The application of the SEC’s theory and the court’s decision to other instances of “shadow trading” is not clear. One could conceive of situations where the connection between the defendant’s confidential information and the company in which he traded were more remote. Not all issuers’ insider trading policies prohibit trading in third companies like competitors. Can such a duty not to trade otherwise be implied? The defendant may not be as sophisticated a professional as Panuwat was alleged to be. The reach of the insider trading laws in such situations remains to be determined.

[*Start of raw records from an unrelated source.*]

template <class Model, bool UCOL>
__device__ __forceinline__ void ug_full(const UgLds<Model>& S, const float* r, const float* du, float tolv, unsigned a,
                                        float* lam, int cap = 4 * Model::NC) {
    constexpr int NC = Model::NC;
    constexpr float kBig = 3.0e38f, piv_rel = 1e-5f;
    float g[NC];
    bool valid = false;
    for (int round = 0; round < 3; ++round) {
        if (__all(valid)) break;
        float v[NC], tau[NC];
        const unsigned ap = ug_lookup_affine<Model>(S, a, du, 0.f, v, tau);
        if (!valid) {
            unsigned negb = 0u;
#pragma unroll
            for (int i = 0; i < NC; ++i) {
                const bool in = tau[i] == 0.f;
                negb |= (in && !(v[i] > 0.f)) ? (1u << i) : 0u;
                lam[i] = in ? v[i] : 0.f;
                g[i] = in ? 0.f : v[i];
            }
            valid = negb == 0u;
            a = ap & ~negb;
        }
    }
    if (!valid) {
        a = 0u;
#pragma unroll
        for (int i = 0; i < NC; ++i) { lam[i] = 0.f; g[i] = r[i]; }
    }
    int p = -1;
    bool done = false;
    for (int it = 0; it < cap; ++it) {
        if (!done && p < 0) {
            float vmin = kBig;
            int c = 0;
#pragma unroll
            for (int i = 0; i < NC; ++i) {
                const float vv = ((a >> i) & 1u) ? kBig : g[i];
                if (vv < vmin) { vmin = vv; c = i; }
            }
            if (vmin >= -tolv) done = true;
            else p = c;
        }
        if (__all(done)) break;
        const int pp = (done || p < 0) ? 0 : p;
        float u[NC], tau[NC];
        ug_step_direction<Model, UCOL>(S, a, pp, u, tau);
        const float wpp = S.Wd[pp];
        float gp = 0.f, zp = 0.f;
#pragma unroll
        for (int i = 0; i < NC; ++i) {
            const bool isp = i == pp;
            gp = isp ? g[i] : gp;
            zp = isp ? u[i] : zp;
        }
        const bool full_ok = zp > piv_rel * wpp;
        const float t2 = full_ok ? -gp * irs_rcp_fast(zp) : kBig;
        float rho[NC], qv[NC];
        float t1 = kBig;
#pragma unroll
        for (int i = 0; i < NC; ++i) {
            rho[i] = fmaf(tau[i], u[i], -u[i]);
            qv[i] = rho[i] > 0.f ? lam[i] * irs_rcp_fast(rho[i]) : kBig;
            t1 = fminf(t1, qv[i]);
        }
        int kb = 0;
#pragma unroll
        for (int i = NC - 1; i >= 0; --i) kb = (qv[i] == t1) ? i : kb;
        const float tmin = fminf(t1, t2);
        if (!done && !(tmin < kBig)) done = true;
        const float tt = done ? 0.f : tmin;
#pragma unroll
        for (int i = 0; i < NC; ++i) {
            g[i] = fmaf(tt * tau[i], u[i], g[i]);
            lam[i] = fmaxf(fmaf(-tt, rho[i], lam[i]) + ((i == pp) ? tt : 0.f), 0.f);
        }
        if (!done) {
            const bool full = t2 <= t1;
            if (full) {
                a |= 1u << pp;
                p = -1;
            } else {
                a &= ~(1u << kb);
#pragma unroll
                for (int i = 0; i < NC; ++i) lam[i] = (i == kb) ? 0.f : lam[i];
            }
        }
    }
}

template <class Model, bool UCOL>
__device__ __forceinline__ void ug_build_entry(UgLds<Model>& S, unsigned a, int half) {
    constexpr int NC = Model::NC;
    constexpr float piv_rel = 1e-5f;
    float M_[NC][NC], inv[NC], W[NC][NC];
    bool act[NC];
#pragma unroll
    for (int i = 0; i < NC; ++i) {
        act[i] = ((a >> i) & 1u) != 0u;
#pragma unroll
        for (int j = 0; j < NC; ++j) W[i][j] = S.W[i][j];
#pragma unroll
        for (int j = 0; j <= i; ++j) M_[i][j] = W[i][j];
    }
    unsigned ap = 0u;
#pragma unroll
    for (int j = 0; j < NC; ++j) {
        const float dj = M_[j][j];
        const bool ok = act[j] && dj > piv_rel * W[j][j];
        act[j] = ok;
        ap |= ok ? (1u << j) : 0u;
        inv[j] = ok ? irs_rcp_fast(dj) : 0.f;
#pragma unroll
        for (int i = j + 1; i < NC; ++i) M_[j][i] = M_[i][j] * inv[j];
#pragma unroll
        for (int i = j + 1; i < NC; ++i)
#pragma unroll
            for (int k = j + 1; k <= i; ++k) M_[i][k] = M_[i][k] - M_[j][i] * M_[k][j];
    }
    float* e = &S.tab[a][0];
    constexpr int NAPP = 1 + Model::NU + NC, SHARE = (NAPP + 1) / 2;
    for (int qq = 0; qq < SHARE; ++qq) {
        const int q = half * SHARE + qq;
        if (q >= NAPP) break;
        const int c = q - (1 + Model::NU);
        float x[NC];
        if (UCOL || c < 0) {
            const float* src = q == 0 ? &S.r0[0] : (c < 0 ? &S.C[q - 1][0] : &S.W[c][0]);
            const float4 lo = *reinterpret_cast<const float4*>(src), hi = *reinterpret_cast<const float4*>(src + 4);
            x[0] = lo.x; x[1] = lo.y; x[2] = lo.z; x[3] = lo.w;
            x[4] = hi.x; x[5] = hi.y; x[6] = hi.z; x[7] = hi.w;
        } else {
#pragma unroll
            for (int i = 0; i < NC; ++i) x[i] = (i == c) ? 1.f : 0.f;
        }
        float y[NC];
#pragma unroll
        for (int j = 0; j < NC; ++j) {
            float v = act[j] ? -x[j] : 0.f;
#pragma unroll
            for (int k = 0; k < j; ++k) v = v - M_[k][j] * y[k];
            y[j] = v;
        }
#pragma unroll
        for (int j = NC - 1; j >= 0; --j) {
            float v = y[j] * inv[j];
#pragma unroll
            for (int i = j + 1; i < NC; ++i) v = v - M_[j][i] * y[i];
            y[j] = v;
        }
        float col[NC];
#pragma unroll
        for (int i = 0; i < NC; ++i) {
            float s = x[i];
#pragma unroll
            for (int j = 0; j < NC; ++j) s = fmaf(W[i][j], y[j], s);
            col[i] = act[i] ? y[i] : s;
        }
        float* dst = e + (c < 0 ? NC * q : kUgTabX + NC * c);
        *reinterpret_cast<float4*>(dst) = make_float4(col[0], col[1], col[2], col[3]);
        *reinterpret_cast<float4*>(dst + 4) = make_float4(col[4], col[5], col[6], col[7]);
    }
    if (half == 1) {
        *reinterpret_cast<float4*>(e + kUgTabTau) = make_float4(act[0] ? 0.f : 1.f, act[1] ? 0.f : 1.f, act[2] ? 0.f : 1.f, act[3] ? 0.f : 1.f);
        *reinterpret_cast<float4*>(e + kUgTabTau + 4) = make_float4(act[4] ? 0.f : 1.f, act[5] ? 0.f : 1.f, act[6] ? 0.f : 1.f, act[7] ? 0.f : 1.f);
        e[kUgTabSet] = __uint_as_float(ap);
    }
}
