@@ -123,10 +126,7 @@
       full ? EPU : (col0 < col_end ? (int)(col_end - col0) : 0);
 
   if (full) {
-    for (int ri = rt.team; ri < num_rows; ri += rt.nteams) {
-      const int row = row_order ? row_order[ri] : ri;
-      const int64_t e0 = rowptr[row];
-      const int64_t e1 = rowptr[row + 1];
+    auto do_row = [&](int row, int64_t e0, int64_t e1) {
       float acc[EPU];
       OT* o = out + (int64_t)row * ld + col0;
       if (accumulate) {
@@ -151,7 +151,36 @@
 #pragma unroll
         for (int j = 0; j < EPU; ++j) acc[j] *= s;
       }
-      store_vec(o, acc);
+      if constexpr (FINAL) store_vec(final_out + (int64_t)row * ld + col0, acc);
+      else store_vec(o, acc);
+    };
+    if constexpr (HEAVY) {
+      constexpr int TPW = 64 / TEAM;
+      const int lt = (int)threadIdx.x / TEAM;
+      int h = ((lt / TPW) * (int)gridDim.x + (int)blockIdx.x) * TPW + lt % TPW;
+      int ri = rt.team;
+      for (;;) {
+        int row;
+        const bool from_list = h < num_heavy;
+        if (from_list) {
+          row = heavy_rows[h];
+          h += rt.nteams;
+          if ((unsigned)row >= (unsigned)num_rows) continue;
+        } else {
+          if (ri >= num_rows) break;
+          row = ri;
+          ri += rt.nteams;
+        }
+        const int64_t e0 = rowptr[row];
+        const int64_t e1 = rowptr[row + 1];
+        if (!from_list && e1 - e0 >= heavy_min) continue;
+        do_row(row, e0, e1);
+      }
+    } else {
+      for (int ri = rt.team; ri < num_rows; ri += rt.nteams) {
+        const int row = row_order ? row_order[ri] : ri;
+        do_row(row, rowptr[row], rowptr[row + 1]);
+      }
     }
   } else if (nvalid > 0) {
     for (int ri = rt.team; ri < num_rows; ri += rt.nteams) {
@@ -163,7 +192,12 @@
       row_accum_tail<T, W>(acc, x, ld, col0, nvalid, colidx, weight,
                            rowptr[row], rowptr[row + 1]);
       const float s = deg_dst ? deg_dst[row] : 1.f;
-      for (int j = 0; j < nvalid; ++j) f32_to_elt(acc[j] * s, o + j);
+      if constexpr (FINAL) {
+        unsigned short* fo = final_out + (int64_t)row * ld + col0;
+        for (int j = 0; j < nvalid; ++j) f32_to_elt(acc[j] * s, fo + j);
+      } else {
+        for (int j = 0; j < nvalid; ++j) f32_to_elt(acc[j] * s, o + j);
+      }
     }
   }
 }
@@ -196,12 +230,22 @@
   return g_spmm_knobs;
 }
 
-template <typename T, typename OT, int UN, Weight W>
+struct StripPass {
+  bool heavy = false;
+  const int* heavy_rows = nullptr;
+  int num_heavy = 0;
+  int heavy_min = 0;
+  unsigned short* final_out = nullptr;
+};
+
+template <typename T, typename OT, int UN, Weight W, bool HEAVY = false,
+          bool FINAL = false>
 void launch_spmm(OT* out, const T* x, const int64_t* rowptr,
                  const int* colidx, const float* deg_dst, const float* weight,
                  const int* row_order, int num_rows, int64_t ld,
                  int64_t col_base, int64_t col_end, bool accumulate,
-                 size_t x_elems, int team_override, hipStream_t stream) {
+                 size_t x_elems, int team_override, hipStream_t stream,
+                 const StripPass& sp = {}) {
   constexpr int EPU = EltTraits<T>::kPerVec;
   const int64_t units = (col_end - col_base + EPU - 1) / EPU;
   const int team = team_override ? team_override : row_team_size(units);
@@ -215,10 +259,10 @@
     dispatch_bool(buf, [&](auto buf_c) {
       hipLaunchKernelGGL(
           (spmm_kernel<T, OT, decltype(team_c)::value, UN,
-                       decltype(buf_c)::value, W>),
+                       decltype(buf_c)::value, W, HEAVY, FINAL>),
           grid, dim3(kBlock), 0, stream, out, x, rowptr, colidx, deg_dst,
           weight, row_order, num_rows, ld, col_base, col_end, accumulate,
-          x_bytes);
+          x_bytes, sp.heavy_rows, sp.num_heavy, sp.heavy_min, sp.final_out);
     });
   });
 }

[1] SEC v. Panuwat, No. 21-6322 (N.D. Cal. Jan. 14, 2022) (order denying motion to dismiss).

[2] Complaint at ¶ 14, SEC v. Panuwat, No. 21-6322 (N.D. Cal. Aug. 17, 2021) (Complaint).

[3] Complaint at ¶¶ 22-23.

[4] Order at 5 (quoting SEC v. Talbot, 530 F.3d 1085, 1092 (9th Cir. 2008)).

[5] Order at 13 (quoting Superintendent of Ins. v. Bankers Life & Cas. Co., 404 U.S. 6, 10 n.7 (1971) (citing A.T. Brod & Co. v. Perlow, 375 F.2d 393, 397 (2d Cir. 1967)).